### [WHAT IS BEING ASKED]
Copy all lines holding the word "nullptr" from the entries.

########

@@ -1311,16 +1354,20 @@
     const int nb = (n_images + batch - 1) / batch;
     if (nb > c->fused_cap) {
         for (auto &s : c->slots) HIP_TRY(hipStreamSynchronize(s.stream));
+        { int rc = fused_join(c); if (rc) return rc; }
+        if (c->fused_watched && c->fused_watch) HIP_TRY(hipStreamSynchronize(c->fused_watch));
         if (c->fused_count) { (void)hipFree(c->fused_count); c->fused_count = nullptr; }
         if (c->fused_host) { (void)hipHostFree(c->fused_host); c->fused_host = nullptr; }
         c->fused_cap = 0;
         const int cap = std::max(nb, c->pool_images);
-        HIP_TRY(hipMalloc((void **)&c->fused_count, sizeof(unsigned) * (fused_words(cap) + 16)));
+        HIP_TRY(hipMalloc((void **)&c->fused_count, sizeof(unsigned) * 2 * fused_lane_words(cap)));
         HIP_TRY(hipMemset(c->fused_count + fused_words(cap), 0, sizeof(unsigned) * 16));
+        HIP_TRY(hipMemset(c->fused_count + fused_lane_words(cap) + fused_words(cap), 0, sizeof(unsigned) * 16));
         HIP_TRY(hipDeviceSynchronize());
         HIP_TRY(hipHostMalloc((void **)&c->fused_host, sizeof(unsigned) * fused_words(cap), hipHostMallocDefault));
         c->fused_cap = cap;
-        c->fused_passes = 0;
+        c->fused_passes[0] = c->fused_passes[1] = 0;
+        c->fused_batches = 0; c->fused_watched = false;
     }
     if (!c->fused_poll) {
         HIP_TRY(hipStreamCreateWithFlags(&c->fused_poll, hipStreamNonBlocking));
@@ -1328,28 +1375,59 @@
         HIP_TRY(hipStreamSynchronize(c->fused_poll));
     }
     if (c->cursor + n_images > c->pool_images) c->cursor = 0;
-    Slot &s = c->slots[0];
-    LaunchDesc d = ctx_launch(c, c->pool_in + (size_t)c->cursor * c->image_bytes, c->pool_out + (size_t)c->cursor * c->image_bytes,
-                              c->H, n_images, 0, c->H);
-    d.variant = MI_BLUR_VARIANT_TILED; d.stream = s.stream;
+    const uint8_t *in = c->pool_in + (size_t)c->cursor * c->image_bytes;
+    LaunchDesc d = ctx_launch(c, in, c->pool_out + (size_t)c->cursor * c->image_bytes, c->H, n_images, 0, c->H);
+    d.variant = MI_BLUR_VARIANT_TILED;
     const Tunables tun = tunables();
     unsigned tpb = 0, wpb = 0, blocks = 0, kcnt = 8;
-    FusedDesc f{c->fused_count, batch, &tpb, &wpb, &blocks, &tun, true, c->fused_count + fused_words(c->fused_cap), (long long)fused_words(c->fused_cap), &kcnt};
-    int rc = launch_fused(d, f);
-    if (rc) return rc;
-    if (n_images == c->fused_n && batch == c->fused_batch && tpb == c->fused_tpb && wpb == c->fused_wpb && kcnt == c->fused_k &&
-        blocks == c->fused_blocks && c->fused_passes > 0 && c->fused_passes < (1u << 20)) {
-        c->fused_passes += 1;
+    FusedDesc f{nullptr, batch, &tpb, &wpb, &blocks, &tun, true, nullptr, (long long)fused_words(c->fused_cap), &kcnt};
+    auto &g = c->fused_geo;
+    int rc = MI_BLUR_OK;
+    if (g.valid && g.n == n_images && g.batch == batch && g.radius == c->filter.radius && g.in == in && !memcmp(&g.tun, &tun, sizeof tun)) {
+        tpb = g.tpb; wpb = g.wpb; blocks = g.blocks; kcnt = g.k;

########

### [WRITTEN REPLY]
         if (c->fused_count) { (void)hipFree(c->fused_count); c->fused_count = nullptr; }
         if (c->fused_host) { (void)hipHostFree(c->fused_host); c->fused_host = nullptr; }
+    FusedDesc f{nullptr, batch, &tpb, &wpb, &blocks, &tun, true, nullptr, (long long)fused_words(c->fused_cap), &kcnt};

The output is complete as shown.